School of Thermal Engineering, Shandong Jianzhu University, Jinan 250101, PR China; Center for Biorefining and Department of Bioproducts and Biosystems Engineering, University of Minnesota, 1390 Eckles Ave., St. Paul, MN 55108, USA.
Center for Biorefining and Department of Bioproducts and Biosystems Engineering, University of Minnesota, 1390 Eckles Ave., St. Paul, MN 55108, USA.
Bioresour Technol. 2020 Aug;310:123475. doi: 10.1016/j.biortech.2020.123475. Epub 2020 May 5.

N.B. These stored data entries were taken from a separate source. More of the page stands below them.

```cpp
__global__ void grl_wait_kernel(long long ticks) {
    const long long t0 = wall_clock64();
    while (wall_clock64() - t0 < ticks) __builtin_amdgcn_s_sleep(8);
}
static int side_stream_pick(grl_net *n) {
    hipStream_t lane = n->lane_stream[0];
    hipEvent_t e0 = nullptr, e1 = nullptr, ec = nullptr;
    if (hipEventCreate(&e0) != hipSuccess || hipEventCreate(&e1) != hipSuccess || hipEventCreateWithFlags(&ec, hipEventDisableTiming) != hipSuccess) {
        (void)hipGetLastError();
        return GRL_E_HIP;
    }
    const long long ticks = 6000;
    hipStream_t cand[5] = {};
    int pick = -1;
    for (int c = 0; c < 5 && pick < 0; ++c) {
        if (hipStreamCreateWithFlags(&cand[c], hipStreamNonBlocking) != hipSuccess) { cand[c] = nullptr; break; }
// ... 51 lines not shown
    if (cfg->num_actions < 1 || cfg->num_actions > GRL_MAX_ACTIONS)
        return fail(h, GRL_E_INVALID, "grl_net_create: num_actions must be in 1..4");
    bool free_capped = false;
    unsigned long long free_mb = 0;
    if (const char *e = getenv("GRL_NET_KEEP_FREE_MB")) {
        char *end = nullptr;
        free_mb = strtoull(e, &end, 10);
        if (*e < '0' || *e > '9' || *end != 0 || free_mb >= (1ull << 44))
            return fail(h, GRL_E_INVALID, "grl_net_create: GRL_NET_KEEP_FREE_MB must be a number of MB (decimal digits)");
        free_capped = true;
    }
    hipSetDevice(h->cfg.device_id);
    grl_net *n = new grl_net();
    n->h = h; n->cfg = *cfg; n->chunk = cfg->max_chunk_samples; n->alloc_waits = true;
    n->ho = head_offsets(cfg->num_actions); n->num_params = n->ho.total;
    n->T = 0; n->B = 0; n->tmp_envs = 0; n->prof_on = false; n->prof_used = 0; n->prof_flops = 0; n->last_n = 0; n->prof_tag_cur = 0;
    n->ro_lb = nullptr; n->slab_floats = 0; n->slab_used = 0; n->slabb_floats = 0; n->slabb_used = 0; n->w3t = n->w2t = nullptr;
    n->mu = n->sigma = n->vs = nullptr;
    n->keep_level = 0;
    n->ht_rollouts = n->ht_updates = 0; n->ht_rollout_ms = n->ht_train_enq_ms = n->ht_train_wait_ms = 0.0; n->ht_train_t0 = 0.0;
    n->keep = nullptr; n->keep_slots = 0; n->param_version = 0; n->keep_version = -1;
    n->keep_max_level = 3; n->keep_free_capped = false; n->keep_free_cap = 0; n->keep_headroom = 0; n->keep_free_seen = 0;
    n->resident_last = 0;
    if (const char *e = getenv("GRL_NET_KEEP_LEVEL")) n->keep_max_level = atoi(e);
    n->keep_free_capped = free_capped; n->keep_free_cap = (size_t)free_mb << 20;
    n->shared_trunk = (cfg->reserved & GRL_NET_F_PER_AGENT_TRUNK) ? 0 : 1;
    n->cur_lane = 0; n->last_lane = 0;
    for (int k = 0; k < GRL_MAX_LANES; ++k) { n->lane_stream[k] = nullptr; n->ev_join[k] = nullptr; n->side_stream[k] = nullptr; n->ev_side0[k] = n->ev_side1[k] = n->ev_side2[k] = nullptr; }
    n->idx_side = 0; n->side_now = 0; n->pitem_on_side = 0;
    n->lane_stream[0] = h->stream; n->ev_fork = nullptr; n->nlanes = 1;
    const size_t c = n->chunk;
    n->ptiles = (int)((c + 255) / 256) + 9;
    n->ctiles = (int)((c + 255) / 256) + 4;
    {
        const char *lsk = getenv("GRL_NET_LOSS_SCALE");
        n->loss_scale_on = (lsk && strcmp(lsk, "off") == 0) ? 0 : 1;
        const char *gm = getenv("GRL_NET_GEMM"), *rf = getenv("GRL_NET_RANGE_FALLBACK");
        n->gemm_f32 = (gm && strcmp(gm, "f32") == 0) ? 1 : 0;
        n->range_fallback_on = (rf && strcmp(rf, "off") == 0) ? 0 : 1;
        n->range_fallbacks = 0; n->range_bits_last = 0; n->update_skipped_last = 0;
        n->f32_by_fallback = 0; n->f32_clean_passes = 0; n->range_returns = 0; n->absmax_last = 0.f;
        n->range_return_k = 4;
        if (const char *rr = getenv("GRL_NET_RANGE_RETURN")) n->range_return_k = strcmp(rr, "off") == 0 ? 0 : std::max(0, atoi(rr));
        const char *psk = getenv("GRL_PATCH_SKIP");
        n->patch_skip = (psk && strcmp(psk, "off") == 0) ? 0 : 1;
        const char *oix = getenv("GRL_OBS_INDEX");
        n->obs_index = (oix && strcmp(oix, "off") == 0) ? 0 : 1;
        const char *tsk = getenv("GRL_TRUNK_SKIP");
        n->trunk_skip = (tsk && strcmp(tsk, "off") == 0) ? 0 : 1;
        n->pfrac[0] = n->pfrac[1] = n->pfrac[2] = 1.0; n->sfrac = 1.0;
        const char *e2 = getenv("GRL_NET_EXPAND2");
        n->expand2_gemm = (e2 && strcmp(e2, "lds") == 0) ? 0 : 1;
        { const char *e3 = getenv("GRL_NET_EXPAND3"); n->expand3_gather = (e3 && strcmp(e3, "prod") == 0) ? 0 : 1;
          const char *a1 = getenv("GRL_NET_ACC1"); n->acc1 = (a1 && strcmp(a1, "off") == 0) ? 0 : 1; }
    }
    n->pslice_rows = PATCH_SLICE_ROWS; n->pwgrad_xcd = 1;
    if (const char *e = getenv("GRL_PATCH_SLICE")) { const int v = atoi(e); if (v == 256 || v == 512 || v == 1024 || v == 2048 || v == 4096 || v == 8192) n->pslice_rows = v; }
    if (const char *e = getenv("GRL_PATCH_WGRAD_XCD")) n->pwgrad_xcd = atoi(e);
    n->pwgrad_pair = 1;
    if (const char *e = getenv("GRL_PATCH_WGRAD_PAIR")) n->pwgrad_pair = strcmp(e, "off") != 0 && strcmp(e, "0") != 0;
    n->pdgrad_pair = 1;
    if (const char *e = getenv("GRL_PATCH_DGRAD_PAIR")) n->pdgrad_pair = strcmp(e, "off") != 0 && strcmp(e, "0") != 0;
    n->swgrad_pair = 1;
    if (const char *e = getenv("GRL_SLOT_WGRAD_PAIR")) n->swgrad_pair = strcmp(e, "off") != 0 && strcmp(e, "0") != 0;
    n->slots_xcd = 1;
    if (const char *e = getenv("GRL_SLOTS_XCD")) n->slots_xcd = strcmp(e, "off") != 0 && strcmp(e, "0") != 0;
    n->swgrad_chunks = 0;
    if (const char *e = getenv("GRL_SLOT_WGRAD_CHUNKS")) n->swgrad_chunks = std::max(0, atoi(e));
    n->pdgrad_xcd = 1;
    n->tn_wgs = 1024; n->tn_wgs_dense = 512;
    if (const char *e = getenv("GRL_TN_WGS")) { const int v = atoi(e); if (v >= 256 && v <= 4096) n->tn_wgs = v; }
    if (const char *e = getenv("GRL_TN_WGS_DENSE")) { const int v = atoi(e); if (v >= 128 && v <= 4096) n->tn_wgs_dense = v; }
    if (const char *e = getenv("GRL_PATCH_DGRAD_XCD")) n->pdgrad_xcd = atoi(e) != 0;
    n->pslices = (int)((c + n->pslice_rows - 1) / n->pslice_rows) + 9;
    n->npad = (int)((c + 255) / 256 * 256);
    int rc = GRL_OK;
    auto A = [&](float **p, size_t cnt) { if (rc == GRL_OK) rc = paac_alloc(n, p, cnt); };
    A(&n->params, n->ho.total); A(&n->paramsT, n->ho.total); A(&n->adam_m, n->ho.total); A(&n->adam_v, n->ho.total);
    A(&n->w3f, 576 * 64); A(&n->stats, 16); A(&n->wpvT, (size_t)1024 * 256); A(&n->w2corr, 4 * 576 * 128);
    A(&n->tbgimg, 12800); A(&n->tbgz, 128); A(&n->tbgimg3, 5184); A(&n->tbgz3, 128); A(&n->tybg, 49 * 512);
    if (rc == GRL_OK) rc = paac_alloc(n, &n->tbglist, 4);
    int nlanes = (cfg->reserved & GRL_NET_F_SINGLE_STREAM) ? 1 : 4;
    if (const char *env = getenv("GRL_NET_LANES")) { int v = atoi(env); if (v >= 1 && v <= GRL_MAX_LANES) nlanes = v; }
    for (int k = 0; k < nlanes && rc == GRL_OK; ++k) {
        static_cast<NetLane &>(*n) = NetLane{};
        rc = alloc_lane_forward(n);
        n->lanes[k] = static_cast<NetLane &>(*n);
    }
    static_cast<NetLane &>(*n) = n->lanes[0];
    if (rc == GRL_OK && nlanes > 1) {
        bool ok = hipEventCreateWithFlags(&n->ev_fork, hipEventDisableTiming) == hipSuccess;
        for (int k = 1; k < nlanes && ok; ++k)
            ok = hipStreamCreateWithFlags(&n->lane_stream[k], hipStreamNonBlocking) == hipSuccess &&
                 hipEventCreateWithFlags(&n->ev_join[k], hipEventDisableTiming) == hipSuccess;
        if (!ok) rc = paac_fail(n, GRL_E_HIP, "creating the lane streams/events failed");
    }
    if (rc == GRL_OK) n->nlanes = nlanes;
    {
        const char *e = getenv("GRL_NET_IDX_SIDE");
        const bool want = !(cfg->reserved & GRL_NET_F_SINGLE_STREAM) && !(e && (!strcmp(e, "off") || !strcmp(e, "0"))) && rc == GRL_OK;
        if (want && side_stream_pick(n) == GRL_OK && n->side_stream[0]) {
            const bool ok = hipEventCreateWithFlags(&n->ev_side0[0], hipEventDisableTiming) == hipSuccess &&
                            hipEventCreateWithFlags(&n->ev_side1[0], hipEventDisableTiming) == hipSuccess &&
                            hipEventCreateWithFlags(&n->ev_side2[0], hipEventDisableTiming) == hipSuccess;
            n->idx_side = ok ? 1 : 0;
        }
        (void)hipGetLastError();
// ... 362 lines not shown
```

### golds-rl-gym_amd/csrc/net_shared.inc

```

__device__ __forceinline__ bool conv1_cover(int ph, int pw, int c, int &oy1, int &ox1, int &tap1) {
    oy1 = (ph >> 2) - (c >> 1);
    ox1 = (pw >> 2) - (c & 1);
    const int ky = ph - 4 * oy1, kx = pw - 4 * ox1;
    tap1 = ky * 8 + kx;
    return oy1 >= 0 && oy1 < 20 && ox1 >= 0 && ox1 < 20;
}
__device__ __forceinline__ bool conv2_cover(int oy1, int ox1, int q, int &o2, int &tap2) {
    const int oy2 = (oy1 >> 1) - (q >> 1), ox2 = (ox1 >> 1) - (q & 1);
    tap2 = (oy1 - 2 * oy2) * 4 + (ox1 - 2 * ox2);
    o2 = oy2 * 9 + ox2;
    return oy2 >= 0 && oy2 < 9 && ox2 >= 0 && ox2 < 9;
}

__device__ __forceinline__ void agent_setup(const float *__restrict__ sraw_env, const float *__restrict__ w1, int ph, int pw, int tid,
                                            float *dlt, int *pairs, int *pix) {
    if (tid < 128) {
        const int c = tid >> 5, ci = tid & 31;
        int oy1, ox1, tap1;
        float d = 0.f;
        if (conv1_cover(ph, pw, c, oy1, ox1, tap1)) {
            const float s = sraw_env[(oy1 * 20 + ox1) * 32 + ci];
            d = fmaxf(s + w1[(tap1 * 3 + 2) * 32 + ci], 0.f) - fmaxf(s, 0.f);
        }
// ... 960 lines not shown
                       net->tubias, net->tneed2);
    PAAC_HIP(net, hipGetLastError());
    return GRL_OK;
}
static double trunk_live(grl_net *net, int which, double upper) {
    if (!net->prof_on) return upper;
    int cnt = 0;
    if (hipStreamSynchronize(net->h->stream) != hipSuccess || hipMemcpy(&cnt, net->trows_n + which, sizeof(int), hipMemcpyDeviceToHost) != hipSuccess)
        return upper;
    return (double)cnt;
}

static int trunk_background(grl_net *net) {
    if (!net->shared_trunk || !net->tbgimg) return GRL_OK;
    hipStream_t st = net->h->stream;
    const float *P = net->params, *PT = net->paramsT;
    hipLaunchKernelGGL(trunk_bg_kernel, dim3(12800 / 256), dim3(256), 0, st, P + ConvOffsets::c1b, net->tbgimg, net->tbglist);
    {
        GatherConv2ReluRows g{net->tbgimg, net->tbglist, net->tbglist + 1, net->tbgimg, 1, 1};
        EpiBiasDualRows e{nullptr, nullptr, 64, P + ConvOffsets::c2b, net->tbglist, net->tbglist + 1, net->tbgz, net->tbgz + 64};
        launch_rowk<128, 64, 4, 1, GatherConv2ReluRows, EpiBiasDualRows>(net, dim3(1, 1), st, g, PT + ConvOffsets::c2w, 512, 64, e);
    }
    hipLaunchKernelGGL(trunk_fill_kernel, dim3((81 * 16 + 255) / 256), dim3(256), 0, st, (const unsigned *)nullptr, 0, 1, (const float *)nullptr, 0,
                       (float *)nullptr, (const float *)(net->tbgz + 64), net->tbgimg3, 81, (const unsigned *)nullptr);
    {
        GatherConv3Rows g{net->tbgimg3, net->tbglist, net->tbglist + 1, net->tbgimg3, 1, 1};
        EpiBiasDualRows e{nullptr, nullptr, 64, P + ConvOffsets::c3b, net->tbglist, net->tbglist + 1, net->tbgz3, net->tbgz3 + 64};
        launch_rowk<256, 64, kW256M, kW256N, GatherConv3Rows, EpiBiasDualRows>(net, dim3(1, 1), st, g, PT + ConvOffsets::c3w, 576, 64, e);
    }
    hipLaunchKernelGGL(trunk_ybg_kernel, dim3(98), dim3(256), 0, st, (const float *)(net->tbgz3 + 64), P + ConvOffsets::d1w, net->tybg);
    PAAC_HIP(net, hipGetLastError());
    return GRL_OK;
}

static int conv1_sparse_grid() {
    int per_cu = 0, dev = 0;
    hipDeviceProp_t prop;
    if (hipOccupancyMaxActiveBlocksPerMultiprocessor(&per_cu, (const void *)conv1_sparse_shared_kernel, 256, 0) != hipSuccess || hipGetDevice(&dev) != hipSuccess ||
        hipGetDeviceProperties(&prop, dev) != hipSuccess || per_cu < 1) {
        (void)hipGetLastError();
        return 1024;
    }
    return per_cu * prop.multiProcessorCount;
}
static double trunk_union_pixels(grl_net *net) {
    if (!net->prof_on) return 49.0;
    unsigned u[2] = {0xFFFFFFFFu, 0x1FFFFu};
    if (hipStreamSynchronize(net->h->stream) == hipSuccess) (void)hipMemcpy(u, net->tumask, sizeof(u), hipMemcpyDeviceToHost);
    return (double)(__builtin_popcount(u[0]) + __builtin_popcount(u[1] & 0x1FFFFu));
}
static int patch_sort(grl_net *net, int n);
static bool pitem_gather_on(const grl_net *net);
static int pitem_index(grl_net *net, int n, const uint8_t *pos);
static int forward_conv12_shared(grl_net *net, const uint8_t *lb, const uint8_t *ab, const uint8_t *pos, int nenv, bool tail) {
    hipStream_t st = net->h->stream;
    net->pitem_on_side = 0;
    const float *P = net->params, *PT = net->paramsT;
    const int n = nenv * 10;
    const bool trunk = net->expand2_gemm && net->trunk_skip;
    const bool side = net->idx_side && net->side_now && net->cur_lane == 0 && net->expand2_gemm && !net->prof_on && net->side_stream[0];
    if (side) PAAC_HIP(net, hipEventRecord(net->ev_side0[net->cur_lane], st));
    if (trunk)
        if (int rc = trunk_index(net, lb, ab, pos, nenv)) return rc;
    if (side) PAAC_HIP(net, hipEventRecord(net->ev_side2[net->cur_lane], st));
    static const int hgc1 = conv1_sparse_grid();
    if (net->obs_index) {
        static const int hgc1i = conv1_sparse_indexed_grid();
        if (int rc = obs_index(net, lb, ab, pos, nenv, net->obsrec, st, 1)) return rc;
        hipLaunchKernelGGL(conv1_sparse_indexed_kernel, dim3(nenv < hgc1i ? nenv : hgc1i), dim3(256), 0, st, (const unsigned *)net->obsrec, P + ConvOffsets::c1w,
                           P + ConvOffsets::c1b, net->sraw, trunk ? (const unsigned *)net->tnmask : (const unsigned *)nullptr, nenv);
    } else
    hipLaunchKernelGGL(conv1_sparse_shared_kernel, dim3(nenv < hgc1 ? nenv : hgc1), dim3(256), 0, st, lb, ab, P + ConvOffsets::c1w, P + ConvOffsets::c1b,
                       net->h->cfg.grid_size, net->sraw, trunk ? (const unsigned *)net->tnmask : (const unsigned *)nullptr, nenv);
    if (trunk) {
        GatherConv2ReluRows gr{net->sraw, net->trowlist, net->trows_n, net->tbgimg, nenv * 81, 1};
        EpiBiasDualRows e{net->z2sh, net->a2sh, 64, P + ConvOffsets::c2b, net->trowlist, net->trows_n, nullptr, nullptr};
        net->prof_tag_cur = PT_ENV_FWD;
        {
            GemmTimer t(net, 2.0 * trunk_live(net, 0, (double)nenv * 81) * 512 * 64);
            launch_rowk<128, 64, 4, 1, GatherConv2ReluRows, EpiBiasDualRows>(net, dim3(1, (nenv * 81 + 127) / 128), st, gr,
                                                                                      PT + ConvOffsets::c2w, 512, 64, e);
        }
        hipLaunchKernelGGL(trunk_fill_kernel, dim3((nenv * 81 * 16 + 255) / 256), dim3(256), 0, st, (const unsigned *)net->tamask, 3, 81,
                           (const float *)(net->tbgz + 64), nenv * 81, net->a2sh, (const float *)nullptr, (float *)nullptr, 0,
                           (const unsigned *)net->tneed2);
    } else {
        GatherConv2Relu g{net->sraw, nenv * 81};
        net->prof_tag_cur = PT_ENV_FWD;
        GemmTimer t(net, 2.0 * nenv * 81 * 512 * 64);
        if (net->expand2_gemm) {
            EpiBiasDual e{net->z2sh, net->a2sh, 64, P + ConvOffsets::c2b};
            launch_rowk<256, 64, kW256M, kW256N, GatherConv2Relu, EpiBiasDual>(net, dim3(1, (nenv * 81 + 255) / 256), st, g, PT + ConvOffsets::c2w, 512, 64, e);
        } else {
            EpiBiasAct e{net->z2sh, 64, P + ConvOffsets::c2b, ACT_NONE};
            launch_rowk<256, 64, kW256M, kW256N, GatherConv2Relu, EpiBiasAct>(net, dim3(1, (nenv * 81 + 255) / 256), st, g, PT + ConvOffsets::c2w, 512, 64, e);
        }
    }
    if (side) {
        hipStream_t ss = net->side_stream[net->cur_lane];
        PAAC_HIP(net, hipStreamWaitEvent(ss, net->ev_side0[net->cur_lane], 0));
        net->h->stream = ss;
        int rc = slot_index(net, pos, n);
        if (rc == GRL_OK) {
            const int nb = (n + 255) / 256;
            hipLaunchKernelGGL(conv2_prep_kernel, dim3((n + 3) / 4), dim3(256), 0, ss, net->sraw, pos, P + ConvOffsets::c1w, net->sbase, n, net->z2sh,
                               net->carow, net->ulist, net->cslot, net->d2s, 1);
            hipLaunchKernelGGL(corr_count_kernel, dim3(nb), dim3(256), 0, ss, pos, n, net->cblkcnt);
            hipLaunchKernelGGL(corr_offsets_kernel, dim3(1), dim3(256), 0, ss, net->cblkcnt, nb, net->ctiles, net->cblkoff, net->cgoff, net->ctilegroup,
                               net->cperm);
            hipLaunchKernelGGL(corr_place_kernel, dim3(nb), dim3(256), 0, ss, pos, n, net->cblkoff, net->cgoff, net->cperm, net->cinv);
            rc = patch_sort(net, n);
            if (rc == GRL_OK && tail && pitem_gather_on(net)) {
                PAAC_HIP(net, hipStreamWaitEvent(ss, net->ev_side2[net->cur_lane], 0));
                rc = pitem_index(net, n, pos);
                net->pitem_on_side = rc == GRL_OK;
            }
        }
        net->h->stream = st;
        if (rc) return rc;
    }
    if (side) {
        PAAC_HIP(net, hipEventRecord(net->ev_side1[net->cur_lane], net->side_stream[net->cur_lane]));
        PAAC_HIP(net, hipStreamWaitEvent(st, net->ev_side1[net->cur_lane], 0));
    } else if (int rc = slot_index(net, pos, n)) return rc;
    if (net->expand2_gemm) {
        const int nb = (n + 255) / 256;
        hipLaunchKernelGGL(conv2_prep_kernel, dim3((n + 3) / 4), dim3(256), 0, st, net->sraw, pos, P + ConvOffsets::c1w, net->sbase, n, net->z2sh,
                           net->carow, net->ulist, net->cslot, net->d2s, side ? 2 : 3);
        if (!side) {
        hipLaunchKernelGGL(corr_count_kernel, dim3(nb), dim3(256), 0, st, pos, n, net->cblkcnt);
        hipLaunchKernelGGL(corr_offsets_kernel, dim3(1), dim3(256), 0, st, net->cblkcnt, nb, net->ctiles, net->cblkoff, net->cgoff, net->ctilegroup,
                           net->cperm);
        hipLaunchKernelGGL(corr_place_kernel, dim3(nb), dim3(256), 0, st, pos, n, net->cblkoff, net->cgoff, net->cperm, net->cinv);
        }
        CorrRows g{net->carow, net->cperm, net->ctilegroup, net->ctiles * 256};
        EpiConv2Corr e{net->d2s, net->m2s, net->cperm, net->cslot, net->expand3_gather && net->chunk <= (1u << 17) ? net->a2 : nullptr};
        net->prof_tag_cur = PT_CLASS_CORR;
        GemmTimer t(net, 2.0 * n * 128 * 576 * (6.25 / 9.0));
        launch_rowk<128, 64, 4, 1, CorrRows, EpiConv2Corr, true, true, 1, true>(net, dim3(576 / 64, net->ctiles * 2), st, g, net->w2corr, 128, 576, e);
    } else {
        hipLaunchKernelGGL(expand_conv2_kernel, dim3(nenv < 256 ? nenv : 256), dim3(1024), EXP2_LDS_BYTES, st, net->sraw, net->z2sh, pos,
                           P + ConvOffsets::c1w, P + ConvOffsets::c2w, nenv, net->a2sh, net->d2s, net->m2s, net->ulist, net->sbase);
    }
    PAAC_HIP(net, hipGetLastError());
    return side ? GRL_OK : patch_sort(net, n);
}
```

The solid waste from papermaking factory, lime mud (LM), was previously demonstrated as an effective catalyst in biomass pyrolysis. Since understanding the kinetics and thermodynamics is the critical step for pyrolysis development, thereby the effect of LM on the kinetics and thermodynamics for biomass pyrolysis was systematically investigated in this study. More specifically, two representative biomasses, herbaceous corncob and woody aspen sawdust, were blended with LM at different mass ratio of 0:0, 0.5:1, 1:1, and 2:1. Based on this, pyrolysis was conducted through thermogravimetry under nitrogen atmosphere. The kinetic parameters of activation energy and pre-exponential factor were calculated by iso-conventional method. While the Avrami theory was used to determine the reaction order. Thermodynamic parameters were also calculated and compared with those of non-catalytic pyrolysis.
造纸厂的固体废物,石灰泥(LM),以前被证明是生物质热解的有效催化剂。由于了解动力学和热力学是热解开发的关键步骤,因此本研究系统地研究了 LM 对生物质热解动力学和热力学的影响。更具体地说,两种代表性的生物质,草本玉米芯和木本白杨木屑,与 LM 以 0:0、0.5:1、1:1 和 2:1 的不同质量比混合。在此基础上,通过在氮气气氛下的热重分析进行热解。通过等常规法计算了活化能和指前因子的动力学参数。而阿弗拉米理论用于确定反应级数。还计算了热力学参数,并与非催化热解的热力学参数进行了比较。